Supplied records:

diff --git a/papc_amd/csrc/xyz1.hip b/papc_amd/csrc/xyz1.hip
--- a/papc_amd/csrc/xyz1.hip
+++ b/papc_amd/csrc/xyz1.hip
@@ -1,4 +1,6 @@
 #include "mlp_loaders.h"
+#include "finalize.h"
+#include "fold.h"
 
 namespace papc {
 
@@ -62,45 +64,10 @@
     }
 }
 
-__global__ __launch_bounds__(256) void xyz_l1_finalize_kernel(const double *__restrict__ partial, int parts, double M, const float *__restrict__ w, int ldw,
-                                                              int xcol0, const float *__restrict__ bias, const float *__restrict__ gamma,
-                                                              const float *__restrict__ beta, float eps, float momentum, int C, float *mean,
-                                                              float *invstd, float *scale, float *shift, float *rmean, float *rvar, float *wf,
-                                                              double *gram)
-{
-    __shared__ double red[16][16];
-    __shared__ double G[10];
-    const int e = threadIdx.x & 15, sl = threadIdx.x >> 4;
-    double s = 0.0;
-    if (e < 10) for (int t = sl; t < parts; t += 16) s += partial[(int64_t)t * 16 + e];
-    red[sl][e] = s;
-    __syncthreads();
-    if (threadIdx.x < 10) {
-        double v = 0.0;
-#pragma unroll
-        for (int q = 0; q < 16; ++q) v += red[q][threadIdx.x];
-        G[threadIdx.x] = v;
-        gram[threadIdx.x] = v;
-    }
-    __syncthreads();
-    for (int c = threadIdx.x; c < C; c += 256) {
-        const double w0 = w[(int64_t)c * ldw + xcol0], w1 = w[(int64_t)c * ldw + xcol0 + 1], w2 = w[(int64_t)c * ldw + xcol0 + 2];
-        const double b = bias ? (double)bias[c] : 0.0;
-        const double mx = G[0] / M, my = G[1] / M, mz = G[2] / M;
-        const double cxx = G[3] / M - mx * mx, cxy = G[4] / M - mx * my, cxz = G[5] / M - mx * mz;
-        const double cyy = G[6] / M - my * my, cyz = G[7] / M - my * mz, czz = G[8] / M - mz * mz;
-        const double mu = w0 * mx + w1 * my + w2 * mz + b;
-        double var = w0 * (w0 * cxx + w1 * cxy + w2 * cxz) + w1 * (w0 * cxy + w1 * cyy + w2 * cyz) + w2 * (w0 * cxz + w1 * cyz + w2 * czz);
-        if (var < 0.0) var = 0.0;
-        const double is = 1.0 / sqrt(var + (double)eps);
-        const double sc = (gamma ? (double)gamma[c] : 1.0) * is;
-        const double sh = (beta ? (double)beta[c] : 0.0) - mu * sc;
-        mean[c] = (float)mu; invstd[c] = (float)is; scale[c] = (float)sc; shift[c] = (float)sh;
-        if (rmean) rmean[c] = momentum * rmean[c] + (1.f - momentum) * (float)mu;
-        if (rvar) rvar[c] = momentum * rvar[c] + (1.f - momentum) * (float)var;
-        wf[c * 4 + 0] = (float)(sc * w0); wf[c * 4 + 1] = (float)(sc * w1); wf[c * 4 + 2] = (float)(sc * w2);
-        wf[c * 4 + 3] = (float)(sc * b + sh);
-    }
+__global__ __launch_bounds__(256) void xyz_l1_finalize_kernel(XyzL1Fin a)
+{
+    __shared__ double lds[XYZ_L1_FIN_LDS];
+    xyz_l1_finalize_body(lds, a);
 }
 
 __global__ __launch_bounds__(XYZ_T) void xyz_l1_bwd_kernel(const float *__restrict__ dz, const float4 *__restrict__ xc, const float *__restrict__ wf,
@@ -167,61 +134,8 @@
                                                                    const float *__restrict__ mean, const float *__restrict__ invstd,
                                                                    const float *__restrict__ scale, float *dgamma, float *dbeta, float *dw, int accumulate)
 {
-    __shared__ double red[64][17], red2[8][17];
-    const int e = threadIdx.x & 15, sl = threadIdx.x >> 4;
-    const int e0 = blockIdx.x * 16;
-    const int c = blockIdx.x * 4 + threadIdx.x;
-    const bool fin = threadIdx.x < 4 && c < C;
-    const int cc = fin ? c : 0;
-    const double w0 = w[(int64_t)cc * ldw + xcol0], w1 = w[(int64_t)cc * ldw + xcol0 + 1], w2 = w[(int64_t)cc * ldw + xcol0 + 2];
-    const double b = bias ? (double)bias[cc] : 0.0;
-    const double mu = mean[cc], is = invstd[cc], sc = scale[cc];
-    double gq[9];
-#pragma unroll
-    for (int i = 0; i < 9; ++i) gq[i] = gram[i];
-    double s = 0.0;
-    if (e0 + e < C * 4) {
-        for (int t0 = sl; t0 < parts; t0 += 64 * 12) {
-            float v[12];
-#pragma unroll
-            for (int q = 0; q < 12; ++q) v[q] = (t0 + 64 * q < parts) ? partial[(int64_t)(t0 + 64 * q) * C * 4 + e0 + e] : 0.f;
-#pragma unroll
-            for (int q = 0; q < 12; ++q) s += (double)v[q];
-        }
-    }
-    red[sl][e] = s;
-    __syncthreads();
-    if (sl < 8) {
-        double t = 0.0;
-#pragma unroll
-        for (int q = 0; q < 8; ++q) t += red[sl * 8 + q][e];
-        red2[sl][e] = t;
-    }
-    __syncthreads();
-    if (sl == 0) {
-        double t = 0.0;
-#pragma unroll
-        for (int q = 0; q < 8; ++q) t += red2[q][e];
-        red[0][e] = t;
-    }
-    __syncthreads();
-    if (fin) {
-        const double T0 = red[0][threadIdx.x * 4 + 0], T1 = red[0][threadIdx.x * 4 + 1], T2 = red[0][threadIdx.x * 4 + 2], S = red[0][threadIdx.x * 4 + 3];
-        const double dg = is * (w0 * T0 + w1 * T1 + w2 * T2 + (b - mu) * S);
-        dbeta[c] = accumulate ? dbeta[c] + (float)S : (float)S;
-        dgamma[c] = accumulate ? dgamma[c] + (float)dg : (float)dg;
-        const double c1 = S / M, c2 = dg / M;
-        const double Sx[3] = {gq[0], gq[1], gq[2]};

Activity:
From the entries above, collect every line with the string "blockIdx" in it.

Written response:
-    const int e0 = blockIdx.x * 16;
-    const int c = blockIdx.x * 4 + threadIdx.x;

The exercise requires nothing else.